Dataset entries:
hipError_t launchTablePart(rpvg_hip_ctx * ctx, const rpvg_hip_groups * groups, const GroupMatricesView & view, const PairSearchPlan & plan,
                           PairSearchWork & w, const bool runs_behind_search) {
    hipError_t e = hipSuccess;
    auto ok = [&](hipError_t r) { if (e == hipSuccess) e = r; return e == hipSuccess; };
    hipStream_t st = ctx->stream;
    const SearchParts parts = {w.d_part_pair.ptr, w.d_part_marg.ptr, w.d_part_opt.ptr, w.d_big_pair_part_off.ptr, w.d_big_col_part_off.ptr, plan.chunk_rows};
    const uint32_t items = static_cast<uint32_t>(plan.item_matrix.size());
    if (plan.pair_tiles) {
        PairTileWork pw;
        pw.item_matrix = w.d_item_matrix.ptr;
        pw.item_chunk = w.d_item_chunk.ptr;
        pw.item_tiles = w.d_item_col.ptr;
        pw.count = items;
        pw.g = view;
        pw.parts = parts;
        pw.log_evals = searchLogEvals(w);
#ifdef RPVG_HIP_EXPERIMENTS
        pw.debug_skip = RPVG_EXPERIMENT_ENV("RPVG_HIP_PAIR_DEBUG") ? static_cast<uint32_t>(std::atoi(RPVG_EXPERIMENT_ENV("RPVG_HIP_PAIR_DEBUG"))) : 0u;
#endif
        static const size_t tile_lds_bytes = []() {
            const char * env = RPVG_EXPERIMENT_ENV("RPVG_HIP_PAIR_LDS_KB");
            return std::max<size_t>(kTileLdsDoubles * sizeof(double), env ? static_cast<size_t>(std::atoi(env)) * 1024 : 0);
        }();
        if (tile_lds_bytes > 64 * 1024) {
            e = hipFuncSetAttribute(reinterpret_cast<const void *>(&pairTile2Kernel), hipFuncAttributeMaxDynamicSharedMemorySize, static_cast<int>(tile_lds_bytes));
            if (e != hipSuccess) return e;
        }
        const int tile_span = ctx->spanBegin(FAM_TILE, st);
        pairTile2Kernel<<<dim3(pw.count), dim3(kTileBlock), tile_lds_bytes, st>>>(pw);
        ctx->spanEnd(tile_span);
#ifdef RPVG_HIP_EXPERIMENTS
        for (int k = RPVG_EXPERIMENT_ENV("RPVG_HIP_PAIR_REPEAT") ? std::atoi(RPVG_EXPERIMENT_ENV("RPVG_HIP_PAIR_REPEAT")) : 0; k > 0; --k) {
            pairTile2Kernel<<<dim3(pw.count), dim3(kTileBlock), tile_lds_bytes, st>>>(pw);
        }
#endif
    } else {
        TableWork tw;
        tw.item_matrix = w.d_item_matrix.ptr;
        tw.item_col = w.d_item_col.ptr;
        tw.item_chunk = w.d_item_chunk.ptr;
        tw.count = items;
        tw.g = view;
        tw.parts = parts;
        tw.log_evals = searchLogEvals(w);
        pairTableKernel<<<dim3(((tw.count + 7) / 8) * 8), dim3(256), 0, st>>>(tw);
    }
    if (runs_behind_search) {
        if (groups->collapse_done) {
            HostScope wait_scope("search: wait for the runs of the matrices' collapse");
            ok(searchLaunchesEarly() ? hipStreamWaitEvent(st, groups->collapse_done, 0) : waitEvent(groups->collapse_done));
        }
        ok(groups->held_back_runs(st, &parts));
        groups->held_back_runs = nullptr;
    }

    ResolveArgs ra;
    ra.big_matrix = w.d_order.ptr;
    ra.count = plan.num_big;
    ra.g = view;
    ra.col_off = w.d_col_off.ptr;
    ra.col_count = w.d_col_count.ptr;
    ra.pair_cap_off = w.d_pair_cap_off.ptr;
    ra.parts = parts;
    ra.min_log_likelihood_diff = w.min_log_likelihood_diff;
    ra.log_freq = w.d_lf.ptr;
    ra.marginal = w.d_marg.ptr;
    ra.col_order = w.d_col_order.ptr;
    ra.seq_value = w.d_seq.ptr;
    ra.out_first = w.d_out_first.ptr;
    ra.out_second = w.d_out_second.ptr;
    ra.out_value = w.d_out_value.ptr;
    ra.out_count = w.d_tail.ptr;
    resolveTableKernel<<<dim3(plan.num_big), dim3(256), 0, st>>>(ra);
    return e;
}

void launchSequentialParts(rpvg_hip_ctx * ctx, const GroupMatricesView & view, const PairSearchPlan & plan, PairSearchWork & w) {
    static const int search_streams = []() {
        const char * env = RPVG_EXPERIMENT_ENV("RPVG_HIP_SEARCH_STREAMS");
        return env ? std::max(1, std::min(3, std::atoi(env))) : 3;
    }();
    hipStream_t s_medium = search_streams == 1 ? ctx->stream : ctx->aux[0];
    hipStream_t s_small = search_streams == 1 ? ctx->stream : (search_streams == 2 ? ctx->aux[0] : ctx->aux[1]);
    SearchArgs args;
    args.g = view;
    args.col_off = w.d_col_off.ptr;
    args.col_count = w.d_col_count.ptr;
    args.pair_cap_off = w.d_pair_cap_off.ptr;
    args.min_log_likelihood_diff = w.min_log_likelihood_diff;
    args.log_freq = w.d_lf.ptr;
    args.marginal = w.d_marg.ptr;
    args.optimistic_raw = w.d_opt_raw.ptr;
    args.optimistic = w.d_opt.ptr;
    args.col_order = w.d_col_order.ptr;
    args.out_first = w.d_out_first.ptr;
    args.out_second = w.d_out_second.ptr;
    args.out_value = w.d_out_value.ptr;
    args.out_count = w.d_tail.ptr;
    args.log_evals = searchLogEvals(w);
    auto search_lds_bytes = [](uint32_t stage_rows, uint32_t row_cols) { return static_cast<size_t>((kTileFirst + 1) * stage_rows + kTileFirst * row_cols) * sizeof(double); };
    {
        static std::once_flag once;
        std::call_once(once, [&]() {
            (void) hipFuncSetAttribute(reinterpret_cast<const void *>(&boundedSearchKernel<1024, 64>), hipFuncAttributeMaxDynamicSharedMemorySize,
                                       static_cast<int>(search_lds_bytes(kLdsRows, kRowLdsCols)));
        });
    }
    const uint32_t num_small = w.M - plan.num_big - plan.num_medium;
    if (plan.num_medium > 0) {
        args.order = w.d_order.ptr + plan.num_big;
        args.count = plan.num_medium;
        args.stage_rows = kLdsRows;
        args.row_lds_cols = kRowLdsCols;
        boundedSearchKernel<1024, 64><<<dim3(plan.num_medium), dim3(1024), search_lds_bytes(kLdsRows, kRowLdsCols), s_medium>>>(args);
    }
    if (num_small > 0) {
        args.order = w.d_order.ptr + plan.num_big + plan.num_medium;
        args.count = num_small;
        args.stage_rows = kSmallRows;
        args.row_lds_cols = kSmallRowLdsCols;
        boundedSearchKernel<256, 16><<<dim3(num_small), dim3(256), search_lds_bytes(kSmallRows, kSmallRowLdsCols), s_small>>>(args);
    }
}

}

> **WHAT THE TASK ASKS**: Show the lines above that include "GroupMatricesView".

> **FINAL ANSWER**:
hipError_t launchTablePart(rpvg_hip_ctx * ctx, const rpvg_hip_groups * groups, const GroupMatricesView & view, const PairSearchPlan & plan,
void launchSequentialParts(rpvg_hip_ctx * ctx, const GroupMatricesView & view, const PairSearchPlan & plan, PairSearchWork & w) {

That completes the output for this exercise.